Dijelaskan, program KUR adalah kredit pembiayaan modal kerja atau investasi kepada debitur individu atau perorangan, badan usaha, dan atau kelompok usaha yang produktif dan layak, namun belum memiliki agunan tambahan atau agunan tambahannya belum cukup.

"Penyaluran KUR dilakukan oleh lembaga keuangan atau koperasi yang memenuhi persyaratan yang ditetapkan oleh pemerintah," katanya.

Pemerintah, kata Ririn, memberikan subsidi bunga atau margin penyaluran KUR sebesar selisih antara tingkat bunga atau margin yang diterima oleh penyalur KUR dengan tingkat bunga atau margin yang dibebankan kepada penerima KUR.

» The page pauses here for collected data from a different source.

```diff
+template <int BN>
+__global__ __launch_bounds__(256) void streamk_reduce_kernel(
+    const float* __restrict__ ws, const float* __restrict__ bias,
+    const uint16_t* __restrict__ residual, uint16_t* __restrict__ Y,
+    long long M, int N, ConvGeo geo, SkSched sk) {
+  constexpr int NG = BN / 4;
+  const long long t = (long long)blockIdx.x * blockDim.x + threadIdx.x;
+  const int cg = (int)(t % NG);
+  const int idx = (int)((t / NG) % GBM);
+  const int t_rel = (int)(t / ((long long)NG * GBM));
+  if (t_rel * sk.kt >= sk.units) return;
+  const int j0 = sk_range_of(sk, t_rel * sk.kt);
+  const int j1 = sk_range_of(sk, (t_rel + 1) * sk.kt - 1);
+  if (j0 == j1) return;
+  const int tile = sk.dp_tiles + t_rel;
+  unsigned bx = (unsigned)(tile % sk.gx);
+  if (geo.xcd_swz) bx = xcd_remap(bx, (unsigned)sk.gx);
+  long long m;
+  if (geo.tile2d) {
+    const int tx_n = geo.Wo >> 4;
+    const int per_img = tx_n * (geo.Ho >> 4);
+    const int rem = (int)(bx % per_img);
+    m = ((long long)(bx / per_img) * geo.Ho + ((rem / tx_n) << 4) +
+         (idx >> 4)) * geo.Wo + ((rem % tx_n) << 4) + (idx & 15);
+  } else {
+    m = (long long)bx * GBM + idx;
+  }
+  const int n0 = (tile / sk.gx) * BN + cg * 4;
+  if (m >= M || n0 >= N) return;
+  const float* src =
+      ws + (long long)(j0 + t_rel) * (GBM * BN) + idx * BN + cg * 4;
+  f32x4_t v = *reinterpret_cast<const f32x4_t*>(src);
+  for (int j = j0 + 1; j <= j1; ++j)
+    v += *reinterpret_cast<const f32x4_t*>(src + (long long)(j - j0) *
+                                                     (GBM * BN));
+  if ((N & 3) == 0) {
+    if (bias) v += *reinterpret_cast<const f32x4_t*>(bias + n0);
+    if (sk.silu) {
+#pragma unroll
+      for (int c = 0; c < 4; ++c) v[c] = silu_f(v[c]);
+    }
+    if (residual) {
+      const u16x4_t r =
+          *reinterpret_cast<const u16x4_t*>(residual + m * N + n0);
+#pragma unroll
+      for (int c = 0; c < 4; ++c) v[c] += bf16_bits_to_f32(r[c]);
+    }
+    u16x4_t o;
+#pragma unroll
+    for (int c = 0; c < 4; ++c) o[c] = f32_to_bf16_bits(v[c]);
+    *reinterpret_cast<u16x4_t*>(Y + m * N + n0) = o;
+  } else {
+    for (int c = 0; c < 4 && n0 + c < N; ++c) {
+      float x = v[c];
+      if (bias) x += bias[n0 + c];
+      if (sk.silu) x = silu_f(x);
+      if (residual) x += bf16_bits_to_f32(residual[m * N + n0 + c]);
+      Y[m * N + n0 + c] = f32_to_bf16_bits(x);
     }
   }
 }
@@ -353,18 +513,21 @@
                            const uint16_t* x, const uint16_t* w,
                            const float* bias, const uint16_t* zero,
                            const uint16_t* res, uint16_t* y, float* ws,
-                           long long M, int N, int Kdim, ConvGeo geo) {
-  auto go = [&](auto SILU, auto SPLITK) {
+                           long long M, int N, int Kdim, ConvGeo geo,
+                           const SkSched* sk = nullptr) {
+  const SkSched sched = sk ? *sk : SkSched{0, 0, 0, 0, 0, 0};
+  auto go = [&](auto SILU, auto MODE) {
     hipLaunchKernelGGL((gemm256_kernel<IS_CONV, decltype(SILU)::value, BN,
-                                       decltype(SPLITK)::value>),
+                                       decltype(MODE)::value>),
                        grid, dim3(512), 0, stream, x, w, bias, zero, res, y,
-                       ws, M, N, Kdim, geo);
+                       ws, M, N, Kdim, geo, sched);
   };
   if constexpr (IS_CONV) {
-    if (grid.z > 1) return go(std::false_type{}, std::true_type{});
-  }
-  if (fuse_silu) go(std::true_type{}, std::false_type{});
-  else go(std::false_type{}, std::false_type{});
+    if (sk) return go(std::false_type{}, ic<MODE_STREAMK>{});
+    if (grid.z > 1) return go(std::false_type{}, ic<MODE_SPLITK>{});
+  }
+  if (fuse_silu) go(std::true_type{}, ic<MODE_PLAIN>{});
+  else go(std::false_type{}, ic<MODE_PLAIN>{});
 }
 
 torch::Tensor gemm256_bf16(torch::Tensor x, torch::Tensor w,
@@ -446,12 +609,96 @@
   return {p.bn, p.split_k};
 }
 
-torch::Tensor conv256_nhwc_ex(torch::Tensor x, torch::Tensor wt,
-                              torch::Tensor bias, torch::Tensor residual,
-                              int64_t B, int64_t H,
-                              int64_t W, int64_t C, int64_t K, int64_t rs,
-                              int64_t stride, bool up2, bool fuse_silu,
-                              int64_t bn, int64_t split_k) {
+static constexpr double kSkSegSteps = 3.0;
+static constexpr double kSkReduceStepsPerMB = 0.17;
+static constexpr double kSkTailStep = 1.15;
+static constexpr double kSkMargin = 0.96;
+static constexpr double kSkMaxFill = 0.85;
+
+struct ConvSched {
+  int bn, split_k;
+  long long dp_tiles;
+  int sk_wgs;
+};
+
+static bool conv256_streamk_enabled() {
+  static const bool on = [] {
+    const char* e = getenv("DISTGPU_CONV_STREAMK");
+    return !e || e[0] == '1';
+  }();
+  return on;
+}
+
+static double conv256_step_cost(int bn) {
+  return bn == 320 ? kStepCost320 : bn == 128 ? kStepCost128 : 1.0;
+}
+
+static ConvSched conv256_sched_choose(long long M, int K_out, int Kdim) {
+  const ConvPlan base = conv256_choose(M, K_out, Kdim);
+  const int nkt = Kdim / GBK;
+  const long long t_base = conv256_tiles(M, K_out, base.bn);
+  ConvSched best{base.bn, base.split_k, t_base, 0};
+  if (!conv256_streamk_enabled() || base.split_k > 1) return best;
+  const double base_cost = (double)((t_base + kNumCU - 1) / kNumCU) * nkt *
+                           conv256_step_cost(base.bn);
+  double cost = kSkMargin * base_cost;
+  const int widths[2] = {base.bn, 320};
+  for (int i = 0; i < (base.bn == 320 || K_out <= 128 ? 1 : 2); ++i) {
+    const int bn = widths[i];
+    const long long tiles = conv256_tiles(M, K_out, bn);
+    const long long R = tiles % kNumCU;
+    if (R == 0 || R > kSkMaxFill * kNumCU) continue;
+    if (tiles < kNumCU && conv256_split(tiles, Kdim) > 1) continue;
+    if (R * nkt / kNumCU < kMinSliceKtiles) continue;
+    const long long L = (R * nkt + kNumCU - 1) / kNumCU;
+    const double step = conv256_step_cost(bn);
+    const double slot_mb = (double)(kNumCU + R - 1) * GBM * bn * 4 / 1e6;
+    const double c = (double)(tiles / kNumCU) * nkt * step +
+                     kSkTailStep * L * step + kSkSegSteps +
+                     kSkReduceStepsPerMB * slot_mb;
+    if (c < cost) {
+      cost = c;
+      best = {bn, 1, tiles - R, kNumCU};
+    }
+  }
+  return best;
+}
+
+std::tuple<int64_t, int64_t, int64_t, int64_t> conv256_sched(int64_t M,
+                                                             int64_t K_out,
+                                                             int64_t Kdim) {
+  TORCH_CHECK(M > 0 && K_out > 0 && Kdim > 0 && Kdim % GBK == 0);
+  const ConvSched s = conv256_sched_choose(M, (int)K_out, (int)Kdim);
+  return {s.bn, s.split_k, s.dp_tiles, s.sk_wgs};
+}
+
+std::vector<std::tuple<int64_t, int64_t, int64_t, int64_t, int64_t>>
+conv256_sk_segments(int64_t tiles, int64_t kt, int64_t dp_tiles,
+                    int64_t sk_wgs) {
+  TORCH_CHECK(tiles > 0 && kt > 0 && dp_tiles >= 0 && dp_tiles <= tiles &&
+              sk_wgs >= 1 && (tiles - dp_tiles) * kt < (1LL << 31));
+  const SkSched s{1, (int)kt, (int)dp_tiles, (int)sk_wgs,
+                  (int)((tiles - dp_tiles) * kt), 0};
+  std::vector<std::tuple<int64_t, int64_t, int64_t, int64_t, int64_t>> out;
+  for (int j = 0; j < s.sk_wgs; ++j) {
+    int u, u_end;
+    sk_range(s, j, u, u_end);
+    while (u < u_end) {
+      const SkSeg g = sk_segment(s, j, u, u_end);
+      TORCH_CHECK(sk_range_of(s, u) == j && sk_range_of(s, u_end - 1) == j);
+      out.emplace_back(j, g.tile, g.kt0, g.kt1, g.slot);
+      u += g.kt1 - g.kt0;
+    }
+  }
+  return out;
+}
+
+template <typename Pick>
+static torch::Tensor conv256_run(torch::Tensor x, torch::Tensor wt,
+                                 torch::Tensor bias, torch::Tensor residual,
+                                 int64_t B, int64_t H, int64_t W, int64_t C,
+                                 int64_t K, int64_t rs, int64_t stride,
+                                 bool up2, bool fuse_silu, const Pick& pick) {
   TORCH_CHECK(x.is_cuda() && x.scalar_type() == at::kBFloat16 &&
               x.is_contiguous());
   TORCH_CHECK(wt.is_cuda() && wt.is_contiguous());
@@ -459,9 +706,6 @@
   TORCH_CHECK(stride == 1 || (stride == 2 && rs == 9));
   TORCH_CHECK(!up2 || (stride == 1 && rs == 9));
   TORCH_CHECK(C % GBK == 0, "C must be a multiple of 64");
-  TORCH_CHECK(bn == 0 || bn == 128 || bn == 256 || bn == 320,
-              "bn must be 0, 128, 256 or 320");
-  TORCH_CHECK(split_k >= 0, "split_k must be >= 0");
   const int64_t Ho = up2 ? 2 * H : (stride == 1 ? H : (H + 2 - 3) / 2 + 1);
   const int64_t Wo = up2 ? 2 * W : (stride == 1 ? W : (W + 2 - 3) / 2 + 1);
   TORCH_CHECK(H < 16384 && W < 16384, "pixel coords are packed in 16 bits");
@@ -469,12 +713,7 @@
   const long long M = B * Ho * Wo;
   const int Kdim = (int)(rs * C);
   TORCH_CHECK(wt.numel() == K * (int64_t)Kdim, "weight must be [K, rs*C]");
-  ConvPlan plan = conv256_choose(M, (int)K, Kdim);
-  if (bn != 0 && bn != plan.bn)
-    plan = {(int)bn,
-            conv256_split(conv256_tiles(M, (int)K, (int)bn), Kdim)};
-  if (split_k != 0)
-    plan.split_k = (int)std::min<int64_t>(split_k, Kdim / GBK);
+  const ConvSched plan = pick(M, Kdim);
   auto y = torch::empty({B, Ho, Wo, K}, x.options());
   torch::Tensor bf32;
   const float* bptr = bias_f32_ptr(bias, bf32);
@@ -506,19 +745,49 @@
                       x.options().dtype(at::kFloat));
     wsptr = ws.data_ptr<float>();
   }
+  SkSched sk{(int)gx, Kdim / GBK, 0, 0, 0, fuse_silu ? 1 : 0};
+  const bool tail = plan.sk_wgs > 0;
+  if (tail) {
+    const long long tiles = (long long)gx * grid.y;
+    const long long R = tiles - plan.dp_tiles;
+    TORCH_CHECK(plan.split_k == 1 && plan.dp_tiles >= 0 && R >= 0,
+                "dp_tiles must be in [0, tiles]");
+    TORCH_CHECK(tiles * sk.kt < (1LL << 31) &&
+                plan.dp_tiles + plan.sk_wgs < (1LL << 31),
+                "schedule units are 32-bit");
+    sk.dp_tiles = (int)plan.dp_tiles;
+    sk.sk_wgs = plan.sk_wgs;
+    sk.units = (int)(R * sk.kt);
+    grid = dim3((unsigned)(plan.dp_tiles + (R > 0 ? plan.sk_wgs : 0)));
+    if (R > 0) {
+      ws = torch::empty({(plan.sk_wgs + R - 1) * (long long)GBM * plan.bn},
+                        x.options().dtype(at::kFloat));
+      wsptr = ws.data_ptr<float>();
+    }
+  }
   const uint16_t* xp = (const uint16_t*)x.data_ptr();
   const uint16_t* wp = (const uint16_t*)wt.data_ptr();
   uint16_t* yp = (uint16_t*)y.data_ptr();
   const uint16_t* zp = (const uint16_t*)device_zero_page(x);
   auto launch = [&](auto BN) {
-    gemm256_launch<true, decltype(BN)::value>(grid, stream, fuse_silu, xp, wp,
-                                              bptr, zp, resptr, yp, wsptr, M,
-                                              (int)K, Kdim, geo);
+    constexpr int bn = decltype(BN)::value;
+    gemm256_launch<true, bn>(grid, stream, fuse_silu, xp, wp, bptr, zp,
+                             resptr, yp, wsptr, M, (int)K, Kdim, geo,
+                             tail ? &sk : nullptr);
+    HIP_CHECK_LAUNCH();
+    if (tail && sk.units > 0) {
+      const long long nthreads =
+          (long long)(sk.units / sk.kt) * GBM * (bn / 4);
+      hipLaunchKernelGGL(streamk_reduce_kernel<bn>,
+                         dim3((unsigned)((nthreads + 255) / 256)), dim3(256),
+                         0, stream, (const float*)wsptr, bptr, resptr, yp, M,
+                         (int)K, geo, sk);
+      HIP_CHECK_LAUNCH();
+    }
   };
   if (plan.bn == 128) launch(ic<128>{});
   else if (plan.bn == 320) launch(ic<320>{});
   else launch(ic<256>{});
-  HIP_CHECK_LAUNCH();
   if (plan.split_k > 1) {
     const long long nthreads = M * ((K + 3) / 4);
     hipLaunchKernelGGL(splitk_reduce_kernel,
@@ -530,6 +799,45 @@
   return y;
 }
 
+torch::Tensor conv256_nhwc_ex(torch::Tensor x, torch::Tensor wt,
+                              torch::Tensor bias, torch::Tensor residual,
+                              int64_t B, int64_t H,
+                              int64_t W, int64_t C, int64_t K, int64_t rs,
+                              int64_t stride, bool up2, bool fuse_silu,
+                              int64_t bn, int64_t split_k) {
+  TORCH_CHECK(bn == 0 || bn == 128 || bn == 256 || bn == 320,
+              "bn must be 0, 128, 256 or 320");
+  TORCH_CHECK(split_k >= 0, "split_k must be >= 0");
+  return conv256_run(
+      x, wt, bias, residual, B, H, W, C, K, rs, stride, up2, fuse_silu,
+      [&](long long M, int Kdim) -> ConvSched {
+        if (bn == 0 && split_k == 0)
+          return conv256_sched_choose(M, (int)K, Kdim);
+        ConvPlan plan = conv256_choose(M, (int)K, Kdim);
+        if (bn != 0 && bn != plan.bn)
+          plan = {(int)bn,
+                  conv256_split(conv256_tiles(M, (int)K, (int)bn), Kdim)};
+        if (split_k != 0)
+          plan.split_k = (int)std::min<int64_t>(split_k, Kdim / GBK);
+        return {plan.bn, plan.split_k, conv256_tiles(M, (int)K, plan.bn), 0};
+      });
+}
+
+torch::Tensor conv256_nhwc_sk(torch::Tensor x, torch::Tensor wt,
+                              torch::Tensor bias, torch::Tensor residual,
+                              int64_t B, int64_t H,
+                              int64_t W, int64_t C, int64_t K, int64_t rs,
+                              int64_t stride, bool up2, bool fuse_silu,
+                              int64_t bn, int64_t dp_tiles, int64_t sk_wgs) {
+  TORCH_CHECK(bn == 128 || bn == 256 || bn == 320,
+              "bn must be 128, 256 or 320");
+  TORCH_CHECK(sk_wgs >= 1 && sk_wgs < (1LL << 30), "sk_wgs must be >= 1");
+  return conv256_run(x, wt, bias, residual, B, H, W, C, K, rs, stride, up2,
+                     fuse_silu, [&](long long, int) -> ConvSched {
+                       return {(int)bn, 1, dp_tiles, (int)sk_wgs};
+                     });
+}
+
 torch::Tensor conv256_nhwc(torch::Tensor x, torch::Tensor wt,
                            torch::Tensor bias, torch::Tensor residual,
                            int64_t B, int64_t H,
diff --git a/comfyui_distributed_amd/ops/hip/gemm_tile.h b/comfyui_distributed_amd/ops/hip/gemm_tile.h
--- a/comfyui_distributed_amd/ops/hip/gemm_tile.h
+++ b/comfyui_distributed_amd/ops/hip/gemm_tile.h
@@ -40,9 +40,8 @@
   }
 };
 
-__device__ __forceinline__ TileThread tile_thread() {
+__device__ __forceinline__ TileThread tile_thread(int tid = threadIdx.x) {
   TileThread t;
-  const int tid = threadIdx.x;
   t.lane = tid & 63;
   t.wave = tid >> 6;
   t.wm = t.wave >> 2;
```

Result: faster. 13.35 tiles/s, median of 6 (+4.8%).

"Saat ini, tingkat suku bunga debitur sebesar tujuh persen. Penerima KUR adalah perseorangan atau kelompok usaha bersama yang mempunyai usaha produktif dan memenuhi persyaratan yang ditetapkan oleh pemerintah," katanya.

Tujuan penyaluran KUR, kata dia, adalah meningkatkan dan memperluas akses pembiayaan kepada usaha produktif, meningkatkan kapasitas daya saing usaha mikro, kecil, dan menengah serta mendorong pertumbuhan ekonomi dan penyerapan tenaga kerja.